Rainald Manthe: Demokratie fehlt Begegnung
Rezensiert von Prof. Dr. Irmgard Schroll-Decker, 23.12.2024
Rainald Manthe: Demokratie fehlt Begegnung. Über Alltagsorte des sozialen Zusammenhalts.
transcript
(Bielefeld) 2024.
154 Seiten.
ISBN 978-3-8376-7141-4.
D: 24,00 EUR,
A: 24,00 EUR,
CH: 30,40 sFr.
Reihe: X-Texte zu Kultur und Gesellschaft.
Entstehungshintergrund und Thema
Der Autor vertritt die These, dass es aufgrund weniger gewordener „ungepflegter, exklusiver und getrennter“ (S. 19) Orte einen Mangel an Begegnung gebe, die konstitutiv für die Demokratie sei. Die institutionalisierten und weniger formalisierten Formen von Begegnung sicherten zu, die Andere oder den Anderen als Person mit je eigenen Interessen anzuerkennen und befördere Kompromisse einzugehen. Im Kennenlernen anderer würden vorhandene Stereotype irritiert und Verständigung eingeleitet. Die Dorfkneipe stilisiert Manthe zum Sinnbild für „barrierearme Begegnungen“ (S. 21) und deren demokratieförderliche Auswirkungen.
Autor
Dr. Rainald Manthe ist Soziologe, hat über die Weltsozialforen promoviert, war Direktor des Programms „Liberale Demokratie“ beim Think-Tank Zentrum Liberale Moderne. Er arbeitet als freier Autor, Podcaster und setzt sich aktiv für zivilgesellschaftliches Bildungsengagement ein.
Aufbau und Inhalt
Im Vorwort (S. 7–8) bezieht sich der Autor auf die Demonstrationen zu Beginn des Jahres 2024, mit denen Menschen ihr Bekenntnis für eine offene Gesellschaft gezeigt haben. Manthe begrüßt dieses Eintreten für den Erhalt der Demokratie, vermutet die Ursache für ihre Krise (und den Ansatz für Veränderungen) jedoch im fehlenden Vertrauen, das nur durch Begegnungen entsteht. Und genau solche Begegnungen werden seltener, weil sich Orte verändert haben – so seine These.
In den folgenden Kapiteln, die jeweils mit Zwischenüberschriften versehen sind, entfaltet der Autor seine Argumentation:
1. Die Dorfkneipe wird unterschätzt (S. 9–22)
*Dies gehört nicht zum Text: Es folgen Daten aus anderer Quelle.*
__global__ __launch_bounds__(256) void k_init(const double* __restrict__ in, int in_is_llr, int algo_msa,
                                              int64_t Bc, int32_t N, int64_t E,
                                              const int32_t* __restrict__ col_ptr, const int32_t* __restrict__ col_edge,
                                              double* __restrict__ prior, double* __restrict__ v2c,
                                              uint64_t* __restrict__ hard, uint64_t* __restrict__ active,
                                              int32_t* __restrict__ iters, uint8_t* __restrict__ valid,
                                              uint8_t* __restrict__ sgn, int32_t vpa, int32_t vpb)
{
    __shared__ double s[TILE][TILE + 1];
    const int lane = lane_id(), w = wave_id();
// ... 130 lines not shown
    const int lane = lane_id();
    const int32_t row = (int32_t)rb * 4 + wave_id();
    const uint64_t act = RES ? rs.cs.occupied[t] : active[t];
    const auto src = dmsg + ((size_t)t * E + (size_t)row * DC) * TILE + lane;
    const auto dst = lr_t + (size_t)row * DC * TILE + lane;
    if constexpr (!RES) {
        if (!(row < M && line_occupied(act, lane))) return;
        double x[DC];
        check_bp_load<DC, NT, false>(x, src);
        check_bp_compute<DC, false>(x, dst);
    } else {
        static_assert(DC <= 2 * TILE, "row parity: two gathers per lane");
        const bool occ_l = (act >> lane) & 1ull;
        const int32_t ln0 = rs.cs.lane_n[t * TILE + lane];
        const int64_t b0 = rs.cs.lane_b[t * TILE + lane];
        uint64_t par = 0;
        if (row < M && act != 0) {
            const int32_t* __restrict__ cols = rs.col_idx + (size_t)row * DC;
            const int32_t c0 = cols[lane < DC ? lane : DC - 1];
            const int32_t c1 = cols[TILE + lane < DC ? TILE + lane : DC - 1];
            double x[DC];
            check_bp_load<DC, NT, true>(x, src);
            int32_t d0 = c0, d1 = c1;
            asm volatile("" : "+v"(d0), "+v"(d1));
            const uint64_t* __restrict__ h = rs.hard + (size_t)t * rs.N;
            const uint64_t g0 = h[d0];
            const uint64_t g1 = h[d1];
            check_bp_compute<DC, true>(x, dst);
            uint64_t p = (lane < DC ? g0 : 0ull) ^ (TILE + lane < DC ? g1 : 0ull);
#pragma unroll
            for (int off = 32; off > 0; off >>= 1) p ^= shfl_xor_u64(p, off);
            par = p;
        }
        res_arrive(t, act, par, rs, occ_l ? ln0 : 0, occ_l ? b0 : 0, nrb);
    }
}

template <int DC, bool PC = false>
__global__ __launch_bounds__(256, 2) void k_check_bp_first(const double* __restrict__ prior,
                                                           const int8_t* __restrict__ pcode,
                                                           const double* __restrict__ ptab,
                                                           const int32_t* __restrict__ col_idx,
                                                           double* __restrict__ lr, const uint64_t* __restrict__ active,
                                                           int32_t M, int32_t N, int64_t E, int64_t t0)
{
    const int lane = lane_id();
    const int32_t row = (int32_t)blockIdx.x * 4 + wave_id();
    const int64_t t = t0 + blockIdx.y;
    const uint64_t act = active[t];
// ... 101 lines not shown

template <bool MSA, int DV, bool NT, bool CONT, int CPW, bool INPLACE, bool PC = false>
__device__ __forceinline__ void var_m_block(typename Msg<INPLACE>::in c2v_t, typename Msg<INPLACE>::out v2c,
                                            double* __restrict__ prior, uint64_t* __restrict__ hard,
                                            const uint64_t* __restrict__ active, const int32_t* __restrict__ col_edge,
                                            double* __restrict__ post, int32_t N, int64_t E, int64_t t, uint32_t cb,
                                            const Refill& rf)
{
    const int lane = lane_id();
    const int32_t j0 = ((int32_t)cb * 4 + wave_id()) * CPW;
    if (j0 >= N) return;
    const uint64_t act = active[t];
    const uint64_t frm = CONT ? rf.fresh[t] : 0ull;
    const uint64_t touched = act | frm;
    const uint64_t fm = (CONT && rf.fin) ? rf.fin[t] : 0ull;
    if (touched == 0 && fm == 0) return;
    const bool live = (act >> lane) & 1ull;
    const bool fr = CONT && ((frm >> lane) & 1ull);
    const bool fl = (fm >> lane) & 1ull;
    int64_t fb = 0;
    int32_t fn = 0;
    if (fl) {
        fb = rf.fin_b[t * TILE + lane];
        fn = rf.fin_n[t * TILE + lane];
    }
    const size_t tb = (size_t)t * E;
    int32_t eid[CPW][DV];
#pragma unroll
    for (int c = 0; c < CPW; ++c)
#pragma unroll
        for (int s = 0; s < DV; ++s) eid[c][s] = col_edge[(size_t)(j0 + c) * DV + s];
    double l[CPW][DV], pv[CPW], xin[CPW];
    int8_t kin[CPW];
    bool bad_in = false;
// ... 8 lines not shown
        }
    }
    if (live) {
#pragma unroll
        for (int c = 0; c < CPW; ++c) {
            pv[c] = prior_at<PC>(prior, rf, ((size_t)t * N + j0 + c) * TILE + lane);
#pragma unroll
            for (int s = 0; s < DV; ++s) l[c][s] = c2v_t[(size_t)eid[c][s] * TILE + lane];
        }
    }
    if constexpr (PC) {
        if (fr) {
#pragma unroll
            for (int c = 0; c < CPW; ++c) xin[c] = rf.ptab[kin[c] + kCodeBias];
        }
    }
    const bool fok = out_ok(fb, rf);
    if (CONT && fl && fok) {
        uint64_t hw[CPW];
#pragma unroll
        for (int c = 0; c < CPW; ++c) hw[c] = hard[(size_t)t * N + j0 + c];
        store_fin_hard<CPW>(rf, hw, fb, N, j0, lane);
    }
#pragma unroll
    for (int c = 0; c < CPW; ++c) {
        const int32_t j = j0 + c;
        const size_t pj = ((size_t)t * N + j) * TILE + lane;
        if (CONT && fl && fok && rf.post_out) {
            const size_t ob = (size_t)fb * N + j;
            const double pv = fn > 0 ? post[pj] : prior_at<PC>(prior, rf, pj);
// ... 12 lines not shown
        if (fr) {
            const double x = xin[c];
            if (MSA) {
                np = x;
#pragma unroll
                for (int s = 0; s < DV; ++s) dv[s] = x;
                h = !(x > 0);
            } else {
                const double LR0 = (!PC && rf.in_is_llr) ? exp(x) : x;
                np = LR0;
                const double d0 = 1.0 - 2.0 / (1.0 + LR0);
#pragma unroll
                for (int s = 0; s < DV; ++s) dv[s] = d0;
                h = (LR0 < 1.0);
            }
        } else if (live) {
            if (MSA) {
#pragma unroll
                for (int s = 0; s < DV; ++s) {
                    double sum = pv[c];
#pragma unroll
                    for (int r = 0; r < DV; ++r)
                        if (r != s) sum = sum + l[c][r];
                    dv[s] = sum;
                }
                double L = pv[c];
#pragma unroll
                for (int s = 0; s < DV; ++s) L = L + l[c][s];
                h = !(L > 0);
                if (post) post[pj] = L;
            } else {
// ... 133 lines not shown
__global__ __launch_bounds__(256) void k_check_msa(typename Msg<RES>::in v2c, typename Msg<RES>::out c2v,
                                                   const uint64_t* __restrict__ active, int32_t M, int64_t E,
                                                   int64_t t0, ResStep rs)
{
    const int lane = lane_id();
    const int32_t row = blockIdx.x * 4 + wave_id();
    const int64_t t = t0 + blockIdx.y;
    const uint64_t act = RES ? rs.cs.occupied[t] : active[t];
    const bool run = row < M && line_occupied(act, lane);
    if constexpr (!RES) {
        if (!run) return;
    }
    uint64_t par = 0;
    int32_t ln0 = 0;
    int64_t b0 = 0;
    if (RES && act != 0) {
        if (threadIdx.x < TILE && ((act >> lane) & 1ull)) {
            ln0 = rs.cs.lane_n[t * TILE + lane];
            b0 = rs.cs.lane_b[t * TILE + lane];
        }
        if (row < M) par = row_parity<DC>(rs.hard + (size_t)t * rs.N, rs.col_idx + (size_t)row * DC);
    }
    if (run)
        check_msa_row<DC, NT, RES>(v2c + ((size_t)t * E + (size_t)row * DC) * TILE + lane,
                                   c2v + ((size_t)blockIdx.y * E + (size_t)row * DC) * TILE + lane);
    if constexpr (RES) res_arrive(t, act, par, rs, ln0, b0, gridDim.x);
}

Nicht nur die Anzahl an Kneipen, in denen „Gemeinschaft für einen Abend“ (S. 9) entstehen könne, sei nach Manthe rückläufig, sondern auch andere Orte wie Schwimmbäder und Parks würden nicht mehr Treffpunkte sein und Begegnung mit Menschen, die anders sind als man selbst, einschränken. Alltägliche Begegnungen seien jedoch substanziell wichtig für die Demokratie, weil sich Menschen über die Regeln des Zusammenlebens und die Vielfalt ihrer Auffassungen verständigen, die Form des Austauschs und der Mitbestimmung als „Lebensstil“ erkennen und in demokratische Institutionen Vertrauen entwickeln müssten. Die Corona-Pandemie habe Begegnungen ins Virtuelle verschoben und Nähe auf den engsten Kontakt beschränkt, zu einer „berührungslosen, einsamen Gesellschaft“ (S. 16) geführt. Manthe setzt aber auf die analoge, synchrone und auf Resonanz beruhende Begegnung, die auf Wegen geschieht, „die wir sowieso gehen“ (S. 17) ohne großen Aufwand und auch auf geplante und wiederkehrende Begegnungen, die aus gemeinsamen Aktivitäten entstehen oder weil sie Regelmäßigkeit erfordern.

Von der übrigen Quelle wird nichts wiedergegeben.